INSTRUCTIONS FOR THE TASK:
Return every line from the records below with the string "POOL".

────

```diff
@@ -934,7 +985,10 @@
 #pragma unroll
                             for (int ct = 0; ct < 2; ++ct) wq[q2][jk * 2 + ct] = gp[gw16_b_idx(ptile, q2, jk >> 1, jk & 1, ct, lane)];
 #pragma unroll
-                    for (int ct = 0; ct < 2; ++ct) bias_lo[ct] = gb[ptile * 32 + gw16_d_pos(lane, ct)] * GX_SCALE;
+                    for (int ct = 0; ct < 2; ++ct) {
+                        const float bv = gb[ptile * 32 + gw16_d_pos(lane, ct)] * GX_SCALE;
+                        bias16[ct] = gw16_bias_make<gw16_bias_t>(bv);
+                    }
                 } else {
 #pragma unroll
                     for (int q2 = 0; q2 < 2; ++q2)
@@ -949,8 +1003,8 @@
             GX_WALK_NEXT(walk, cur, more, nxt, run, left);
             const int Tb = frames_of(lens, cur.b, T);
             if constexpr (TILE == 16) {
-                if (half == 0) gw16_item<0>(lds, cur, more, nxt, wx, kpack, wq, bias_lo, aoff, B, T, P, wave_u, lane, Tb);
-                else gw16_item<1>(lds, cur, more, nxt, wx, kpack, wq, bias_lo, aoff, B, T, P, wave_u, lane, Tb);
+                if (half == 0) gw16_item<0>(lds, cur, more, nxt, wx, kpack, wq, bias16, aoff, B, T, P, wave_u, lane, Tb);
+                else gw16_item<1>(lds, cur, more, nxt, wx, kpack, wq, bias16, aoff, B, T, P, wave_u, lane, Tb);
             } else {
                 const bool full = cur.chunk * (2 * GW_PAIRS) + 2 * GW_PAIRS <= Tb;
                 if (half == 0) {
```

────

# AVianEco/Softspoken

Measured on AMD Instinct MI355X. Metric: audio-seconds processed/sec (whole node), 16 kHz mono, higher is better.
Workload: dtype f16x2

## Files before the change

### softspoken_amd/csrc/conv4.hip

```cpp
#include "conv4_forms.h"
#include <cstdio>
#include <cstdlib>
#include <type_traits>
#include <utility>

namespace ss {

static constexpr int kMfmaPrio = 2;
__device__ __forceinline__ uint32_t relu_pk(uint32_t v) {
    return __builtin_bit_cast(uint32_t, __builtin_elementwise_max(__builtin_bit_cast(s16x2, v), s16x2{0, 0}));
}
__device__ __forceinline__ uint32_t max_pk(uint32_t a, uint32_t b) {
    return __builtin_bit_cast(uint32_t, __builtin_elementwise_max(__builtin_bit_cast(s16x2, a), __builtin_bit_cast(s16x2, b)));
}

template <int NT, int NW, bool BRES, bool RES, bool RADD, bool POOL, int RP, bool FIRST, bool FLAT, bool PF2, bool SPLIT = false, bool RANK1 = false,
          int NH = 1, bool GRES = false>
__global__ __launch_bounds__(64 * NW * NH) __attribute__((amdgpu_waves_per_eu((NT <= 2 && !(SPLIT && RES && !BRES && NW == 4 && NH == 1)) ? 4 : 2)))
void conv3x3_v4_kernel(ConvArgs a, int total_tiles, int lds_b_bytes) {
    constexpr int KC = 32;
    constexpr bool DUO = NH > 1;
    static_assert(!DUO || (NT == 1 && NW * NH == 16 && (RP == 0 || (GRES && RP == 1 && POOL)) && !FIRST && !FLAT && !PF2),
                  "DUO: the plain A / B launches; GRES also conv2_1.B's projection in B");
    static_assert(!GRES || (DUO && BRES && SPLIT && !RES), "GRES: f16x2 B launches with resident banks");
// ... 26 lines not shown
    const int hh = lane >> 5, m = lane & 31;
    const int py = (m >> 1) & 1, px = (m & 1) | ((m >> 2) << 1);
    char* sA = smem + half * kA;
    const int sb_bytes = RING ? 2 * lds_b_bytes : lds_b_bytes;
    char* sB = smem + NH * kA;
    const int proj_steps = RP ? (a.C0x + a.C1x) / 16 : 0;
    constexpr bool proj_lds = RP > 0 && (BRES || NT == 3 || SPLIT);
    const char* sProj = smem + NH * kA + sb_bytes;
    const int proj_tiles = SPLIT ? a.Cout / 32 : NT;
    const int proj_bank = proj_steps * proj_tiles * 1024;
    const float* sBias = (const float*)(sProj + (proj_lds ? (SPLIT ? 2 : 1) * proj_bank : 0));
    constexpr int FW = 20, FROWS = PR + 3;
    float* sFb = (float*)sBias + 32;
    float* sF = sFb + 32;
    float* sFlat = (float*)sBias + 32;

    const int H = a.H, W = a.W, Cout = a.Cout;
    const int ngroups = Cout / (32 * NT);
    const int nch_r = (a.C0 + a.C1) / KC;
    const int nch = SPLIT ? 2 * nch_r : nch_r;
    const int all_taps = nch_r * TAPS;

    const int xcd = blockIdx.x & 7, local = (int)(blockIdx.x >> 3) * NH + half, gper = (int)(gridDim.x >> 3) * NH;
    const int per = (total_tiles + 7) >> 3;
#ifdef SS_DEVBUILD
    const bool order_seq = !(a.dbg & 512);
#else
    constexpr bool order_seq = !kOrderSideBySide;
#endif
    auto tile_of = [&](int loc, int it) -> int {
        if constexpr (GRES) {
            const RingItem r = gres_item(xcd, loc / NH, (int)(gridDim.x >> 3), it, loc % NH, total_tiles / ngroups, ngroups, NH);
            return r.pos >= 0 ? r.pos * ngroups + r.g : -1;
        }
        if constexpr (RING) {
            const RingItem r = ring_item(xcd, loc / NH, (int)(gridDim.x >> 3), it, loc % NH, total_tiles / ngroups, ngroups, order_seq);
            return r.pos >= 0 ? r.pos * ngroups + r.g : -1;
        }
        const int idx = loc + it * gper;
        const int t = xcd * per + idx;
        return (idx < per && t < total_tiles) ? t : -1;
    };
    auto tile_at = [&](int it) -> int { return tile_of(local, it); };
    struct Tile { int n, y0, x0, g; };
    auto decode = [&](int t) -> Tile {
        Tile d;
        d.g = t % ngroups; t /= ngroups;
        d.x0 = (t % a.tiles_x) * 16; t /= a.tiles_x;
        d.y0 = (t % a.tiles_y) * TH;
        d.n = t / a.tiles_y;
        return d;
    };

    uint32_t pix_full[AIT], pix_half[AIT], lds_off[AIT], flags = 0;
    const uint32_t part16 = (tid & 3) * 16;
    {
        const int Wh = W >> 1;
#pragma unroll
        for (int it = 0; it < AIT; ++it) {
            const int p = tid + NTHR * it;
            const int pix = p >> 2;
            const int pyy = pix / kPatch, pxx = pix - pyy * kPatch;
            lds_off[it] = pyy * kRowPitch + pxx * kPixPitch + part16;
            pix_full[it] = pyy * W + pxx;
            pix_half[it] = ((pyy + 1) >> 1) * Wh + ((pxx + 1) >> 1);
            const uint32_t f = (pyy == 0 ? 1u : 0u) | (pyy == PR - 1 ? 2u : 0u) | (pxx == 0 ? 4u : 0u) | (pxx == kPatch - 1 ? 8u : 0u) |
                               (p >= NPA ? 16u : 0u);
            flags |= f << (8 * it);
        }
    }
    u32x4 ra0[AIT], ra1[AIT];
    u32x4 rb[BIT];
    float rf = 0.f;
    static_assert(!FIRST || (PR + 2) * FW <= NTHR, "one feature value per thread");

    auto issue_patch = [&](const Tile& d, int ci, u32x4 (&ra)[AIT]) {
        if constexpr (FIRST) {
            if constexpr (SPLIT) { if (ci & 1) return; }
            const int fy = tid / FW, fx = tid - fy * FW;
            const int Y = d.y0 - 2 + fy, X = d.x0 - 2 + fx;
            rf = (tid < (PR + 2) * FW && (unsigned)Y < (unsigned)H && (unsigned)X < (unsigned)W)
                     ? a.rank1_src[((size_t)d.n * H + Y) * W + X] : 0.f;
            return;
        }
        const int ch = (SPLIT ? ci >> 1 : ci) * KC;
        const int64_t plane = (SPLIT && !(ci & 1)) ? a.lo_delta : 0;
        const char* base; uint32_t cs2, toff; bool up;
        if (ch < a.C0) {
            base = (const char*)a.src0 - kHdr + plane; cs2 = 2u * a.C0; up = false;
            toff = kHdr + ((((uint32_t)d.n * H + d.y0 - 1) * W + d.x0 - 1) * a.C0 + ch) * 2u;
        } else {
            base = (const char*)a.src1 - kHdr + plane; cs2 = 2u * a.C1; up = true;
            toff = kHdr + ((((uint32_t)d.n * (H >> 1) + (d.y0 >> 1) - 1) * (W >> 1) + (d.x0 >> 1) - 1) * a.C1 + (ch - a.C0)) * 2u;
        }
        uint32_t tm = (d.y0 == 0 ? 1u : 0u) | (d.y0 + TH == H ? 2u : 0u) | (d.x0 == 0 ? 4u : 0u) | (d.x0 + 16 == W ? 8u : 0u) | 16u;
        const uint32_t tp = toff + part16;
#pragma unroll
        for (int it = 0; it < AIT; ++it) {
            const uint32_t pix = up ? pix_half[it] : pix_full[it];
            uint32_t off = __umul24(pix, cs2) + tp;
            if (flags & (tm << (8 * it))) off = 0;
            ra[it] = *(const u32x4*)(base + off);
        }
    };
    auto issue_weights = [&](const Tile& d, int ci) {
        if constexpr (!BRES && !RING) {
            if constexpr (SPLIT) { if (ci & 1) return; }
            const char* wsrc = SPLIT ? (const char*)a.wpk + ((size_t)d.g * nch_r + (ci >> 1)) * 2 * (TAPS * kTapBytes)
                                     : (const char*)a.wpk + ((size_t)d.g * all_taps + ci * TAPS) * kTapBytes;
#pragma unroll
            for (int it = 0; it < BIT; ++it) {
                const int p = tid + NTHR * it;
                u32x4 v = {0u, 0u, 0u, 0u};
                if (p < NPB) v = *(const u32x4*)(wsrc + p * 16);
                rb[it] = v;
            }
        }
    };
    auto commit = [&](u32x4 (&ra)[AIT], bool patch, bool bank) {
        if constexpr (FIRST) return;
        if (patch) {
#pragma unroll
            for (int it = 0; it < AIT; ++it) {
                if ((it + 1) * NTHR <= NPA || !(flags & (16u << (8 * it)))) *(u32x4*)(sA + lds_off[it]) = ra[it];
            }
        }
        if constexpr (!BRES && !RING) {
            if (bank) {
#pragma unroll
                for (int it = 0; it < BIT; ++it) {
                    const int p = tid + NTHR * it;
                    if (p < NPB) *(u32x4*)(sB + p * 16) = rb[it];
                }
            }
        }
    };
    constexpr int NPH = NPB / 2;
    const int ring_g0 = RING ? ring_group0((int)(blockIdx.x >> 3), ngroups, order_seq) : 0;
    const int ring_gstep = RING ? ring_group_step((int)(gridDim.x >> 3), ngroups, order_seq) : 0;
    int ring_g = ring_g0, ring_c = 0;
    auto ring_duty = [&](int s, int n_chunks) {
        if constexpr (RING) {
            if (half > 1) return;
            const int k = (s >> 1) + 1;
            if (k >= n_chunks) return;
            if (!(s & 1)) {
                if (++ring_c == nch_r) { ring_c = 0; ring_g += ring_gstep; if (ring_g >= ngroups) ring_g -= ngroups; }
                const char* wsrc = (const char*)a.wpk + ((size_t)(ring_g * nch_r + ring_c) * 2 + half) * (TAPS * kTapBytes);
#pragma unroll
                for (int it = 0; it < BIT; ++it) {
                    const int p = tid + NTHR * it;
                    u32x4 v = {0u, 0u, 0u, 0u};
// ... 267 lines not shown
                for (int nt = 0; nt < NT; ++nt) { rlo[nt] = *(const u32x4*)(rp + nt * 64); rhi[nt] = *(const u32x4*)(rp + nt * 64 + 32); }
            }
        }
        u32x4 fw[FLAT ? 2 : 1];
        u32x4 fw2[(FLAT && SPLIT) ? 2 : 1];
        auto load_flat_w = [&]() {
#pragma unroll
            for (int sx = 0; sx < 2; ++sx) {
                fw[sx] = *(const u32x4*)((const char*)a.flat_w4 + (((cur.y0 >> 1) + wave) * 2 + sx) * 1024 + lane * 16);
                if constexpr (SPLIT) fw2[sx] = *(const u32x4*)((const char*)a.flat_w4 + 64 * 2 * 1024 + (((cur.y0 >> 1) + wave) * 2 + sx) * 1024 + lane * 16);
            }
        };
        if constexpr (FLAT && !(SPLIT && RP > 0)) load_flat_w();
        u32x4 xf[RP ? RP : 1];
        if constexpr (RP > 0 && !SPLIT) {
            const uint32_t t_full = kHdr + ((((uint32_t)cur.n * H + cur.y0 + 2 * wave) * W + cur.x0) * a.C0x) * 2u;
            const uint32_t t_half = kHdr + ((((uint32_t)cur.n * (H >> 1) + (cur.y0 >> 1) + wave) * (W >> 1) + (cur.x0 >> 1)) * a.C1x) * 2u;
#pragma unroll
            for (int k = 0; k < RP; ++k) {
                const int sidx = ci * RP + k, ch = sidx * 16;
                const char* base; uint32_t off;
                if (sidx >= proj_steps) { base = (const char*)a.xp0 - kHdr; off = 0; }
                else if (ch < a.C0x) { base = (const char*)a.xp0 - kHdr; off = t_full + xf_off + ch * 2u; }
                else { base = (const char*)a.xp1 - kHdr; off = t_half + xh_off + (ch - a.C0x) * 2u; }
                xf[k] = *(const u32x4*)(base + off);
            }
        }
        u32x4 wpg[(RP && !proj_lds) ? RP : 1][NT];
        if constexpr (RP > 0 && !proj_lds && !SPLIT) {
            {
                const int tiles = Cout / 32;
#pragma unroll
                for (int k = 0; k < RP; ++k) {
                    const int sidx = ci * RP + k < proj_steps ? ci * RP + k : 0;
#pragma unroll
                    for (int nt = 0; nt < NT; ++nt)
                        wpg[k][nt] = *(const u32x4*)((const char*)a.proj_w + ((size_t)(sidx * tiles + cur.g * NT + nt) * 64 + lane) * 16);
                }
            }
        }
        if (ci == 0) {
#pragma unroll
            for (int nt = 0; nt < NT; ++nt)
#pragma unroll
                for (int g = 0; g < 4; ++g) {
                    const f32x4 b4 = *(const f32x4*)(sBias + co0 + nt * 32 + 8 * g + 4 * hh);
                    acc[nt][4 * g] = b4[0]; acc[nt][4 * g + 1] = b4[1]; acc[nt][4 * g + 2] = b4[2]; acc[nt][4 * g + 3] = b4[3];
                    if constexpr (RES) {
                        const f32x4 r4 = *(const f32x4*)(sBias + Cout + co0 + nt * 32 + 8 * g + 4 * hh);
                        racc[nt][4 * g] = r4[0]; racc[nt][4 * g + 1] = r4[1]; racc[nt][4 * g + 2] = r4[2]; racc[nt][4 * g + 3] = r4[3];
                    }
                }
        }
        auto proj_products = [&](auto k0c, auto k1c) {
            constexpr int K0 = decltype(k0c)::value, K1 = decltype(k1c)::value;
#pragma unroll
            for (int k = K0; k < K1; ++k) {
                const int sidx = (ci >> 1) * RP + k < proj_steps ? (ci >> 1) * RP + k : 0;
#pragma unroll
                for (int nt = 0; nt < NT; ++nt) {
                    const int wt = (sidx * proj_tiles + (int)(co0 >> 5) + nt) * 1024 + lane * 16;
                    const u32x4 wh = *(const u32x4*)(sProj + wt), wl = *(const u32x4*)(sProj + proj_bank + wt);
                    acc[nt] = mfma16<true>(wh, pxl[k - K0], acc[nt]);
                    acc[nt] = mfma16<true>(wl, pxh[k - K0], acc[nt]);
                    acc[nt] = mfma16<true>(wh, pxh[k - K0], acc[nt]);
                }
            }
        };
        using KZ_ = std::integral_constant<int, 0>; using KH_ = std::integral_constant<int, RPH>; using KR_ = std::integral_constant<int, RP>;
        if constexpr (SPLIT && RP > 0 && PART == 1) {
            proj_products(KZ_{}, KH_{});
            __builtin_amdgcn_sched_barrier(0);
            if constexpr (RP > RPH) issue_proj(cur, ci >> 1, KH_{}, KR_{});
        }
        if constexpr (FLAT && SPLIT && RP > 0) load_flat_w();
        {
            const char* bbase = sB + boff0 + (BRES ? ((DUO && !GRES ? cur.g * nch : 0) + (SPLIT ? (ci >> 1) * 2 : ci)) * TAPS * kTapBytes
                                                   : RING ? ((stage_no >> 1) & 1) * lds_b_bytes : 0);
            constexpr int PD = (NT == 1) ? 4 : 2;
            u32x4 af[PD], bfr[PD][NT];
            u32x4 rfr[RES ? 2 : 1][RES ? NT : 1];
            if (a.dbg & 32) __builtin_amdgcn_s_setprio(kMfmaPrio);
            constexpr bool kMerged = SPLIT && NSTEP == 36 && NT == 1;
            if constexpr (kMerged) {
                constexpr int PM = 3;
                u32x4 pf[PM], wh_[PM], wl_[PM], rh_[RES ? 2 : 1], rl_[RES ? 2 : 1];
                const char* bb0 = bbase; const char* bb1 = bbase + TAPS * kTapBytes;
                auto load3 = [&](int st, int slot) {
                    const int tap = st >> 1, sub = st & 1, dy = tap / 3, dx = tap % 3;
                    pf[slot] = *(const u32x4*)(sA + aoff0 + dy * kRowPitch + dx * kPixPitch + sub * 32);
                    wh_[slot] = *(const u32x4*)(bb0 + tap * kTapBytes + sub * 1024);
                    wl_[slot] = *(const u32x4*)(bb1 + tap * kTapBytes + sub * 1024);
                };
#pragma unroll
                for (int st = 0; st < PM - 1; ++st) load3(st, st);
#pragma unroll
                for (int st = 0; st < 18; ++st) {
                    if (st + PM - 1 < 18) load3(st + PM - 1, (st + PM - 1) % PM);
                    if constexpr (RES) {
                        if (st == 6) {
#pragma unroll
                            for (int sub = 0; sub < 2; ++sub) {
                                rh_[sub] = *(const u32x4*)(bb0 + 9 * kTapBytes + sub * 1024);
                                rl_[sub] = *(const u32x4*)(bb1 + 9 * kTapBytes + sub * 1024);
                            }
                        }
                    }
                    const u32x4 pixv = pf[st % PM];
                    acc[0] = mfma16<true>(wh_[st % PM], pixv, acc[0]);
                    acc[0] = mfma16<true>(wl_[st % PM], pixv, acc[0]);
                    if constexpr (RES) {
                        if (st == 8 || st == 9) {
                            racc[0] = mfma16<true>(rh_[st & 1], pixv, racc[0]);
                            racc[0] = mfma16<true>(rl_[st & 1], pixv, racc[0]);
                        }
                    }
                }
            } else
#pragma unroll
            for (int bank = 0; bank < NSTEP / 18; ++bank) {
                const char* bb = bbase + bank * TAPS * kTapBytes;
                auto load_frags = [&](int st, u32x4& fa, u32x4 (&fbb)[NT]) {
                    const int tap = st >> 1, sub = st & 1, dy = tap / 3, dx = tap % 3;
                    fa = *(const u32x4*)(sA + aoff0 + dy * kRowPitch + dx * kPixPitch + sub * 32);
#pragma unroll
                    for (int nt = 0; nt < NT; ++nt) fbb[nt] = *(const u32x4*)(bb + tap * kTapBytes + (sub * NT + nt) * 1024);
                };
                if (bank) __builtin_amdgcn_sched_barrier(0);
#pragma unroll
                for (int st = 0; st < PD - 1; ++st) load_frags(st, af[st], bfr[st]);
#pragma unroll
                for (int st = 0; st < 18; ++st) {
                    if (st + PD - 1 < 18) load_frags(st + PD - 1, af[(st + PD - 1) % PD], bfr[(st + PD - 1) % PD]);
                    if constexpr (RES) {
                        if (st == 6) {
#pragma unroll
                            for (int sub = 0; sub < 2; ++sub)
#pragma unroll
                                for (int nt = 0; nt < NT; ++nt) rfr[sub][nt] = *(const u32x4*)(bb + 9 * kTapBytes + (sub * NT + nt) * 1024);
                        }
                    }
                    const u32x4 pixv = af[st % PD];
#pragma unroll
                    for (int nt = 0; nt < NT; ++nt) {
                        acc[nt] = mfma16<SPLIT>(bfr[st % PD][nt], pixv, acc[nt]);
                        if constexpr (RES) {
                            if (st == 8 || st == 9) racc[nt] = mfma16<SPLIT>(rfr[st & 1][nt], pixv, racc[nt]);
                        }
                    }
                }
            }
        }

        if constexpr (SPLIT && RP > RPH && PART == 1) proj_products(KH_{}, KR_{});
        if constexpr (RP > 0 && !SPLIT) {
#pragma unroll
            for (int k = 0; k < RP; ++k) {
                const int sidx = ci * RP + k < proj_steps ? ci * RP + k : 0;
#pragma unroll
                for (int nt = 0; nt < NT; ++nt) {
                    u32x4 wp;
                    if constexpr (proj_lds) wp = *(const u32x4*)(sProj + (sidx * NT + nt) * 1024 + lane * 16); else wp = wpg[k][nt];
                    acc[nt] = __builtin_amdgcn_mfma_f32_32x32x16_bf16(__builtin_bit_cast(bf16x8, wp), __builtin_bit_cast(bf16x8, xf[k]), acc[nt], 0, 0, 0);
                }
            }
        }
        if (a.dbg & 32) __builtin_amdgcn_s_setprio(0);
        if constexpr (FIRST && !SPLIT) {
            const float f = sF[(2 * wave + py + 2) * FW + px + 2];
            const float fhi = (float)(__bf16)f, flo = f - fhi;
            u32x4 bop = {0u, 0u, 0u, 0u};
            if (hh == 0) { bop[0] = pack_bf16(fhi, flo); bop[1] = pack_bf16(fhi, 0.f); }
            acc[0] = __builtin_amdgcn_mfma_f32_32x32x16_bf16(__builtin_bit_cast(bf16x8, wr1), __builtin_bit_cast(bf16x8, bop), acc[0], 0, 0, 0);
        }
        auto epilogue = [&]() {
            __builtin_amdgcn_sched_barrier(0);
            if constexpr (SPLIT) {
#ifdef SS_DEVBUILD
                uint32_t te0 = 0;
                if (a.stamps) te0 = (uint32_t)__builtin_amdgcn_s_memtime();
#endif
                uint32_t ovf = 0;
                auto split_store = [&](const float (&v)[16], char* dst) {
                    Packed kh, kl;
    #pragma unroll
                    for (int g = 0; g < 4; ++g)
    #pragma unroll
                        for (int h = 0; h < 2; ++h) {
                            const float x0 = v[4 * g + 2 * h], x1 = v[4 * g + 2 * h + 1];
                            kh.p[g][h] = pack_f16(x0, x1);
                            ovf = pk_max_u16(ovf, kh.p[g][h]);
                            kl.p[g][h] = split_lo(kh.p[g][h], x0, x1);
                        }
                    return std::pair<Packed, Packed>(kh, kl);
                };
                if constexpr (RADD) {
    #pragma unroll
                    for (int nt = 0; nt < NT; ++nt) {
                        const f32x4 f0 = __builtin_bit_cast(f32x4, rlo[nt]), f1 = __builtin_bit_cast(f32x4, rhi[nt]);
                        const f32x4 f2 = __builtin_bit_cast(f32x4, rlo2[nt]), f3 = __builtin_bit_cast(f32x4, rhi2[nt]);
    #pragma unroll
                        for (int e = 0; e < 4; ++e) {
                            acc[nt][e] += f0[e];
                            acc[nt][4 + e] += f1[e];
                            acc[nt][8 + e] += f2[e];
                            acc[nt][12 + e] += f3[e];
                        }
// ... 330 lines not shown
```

────

REPLY:
template <int NT, int NW, bool BRES, bool RES, bool RADD, bool POOL, int RP, bool FIRST, bool FLAT, bool PF2, bool SPLIT = false, bool RANK1 = false,
    static_assert(!DUO || (NT == 1 && NW * NH == 16 && (RP == 0 || (GRES && RP == 1 && POOL)) && !FIRST && !FLAT && !PF2),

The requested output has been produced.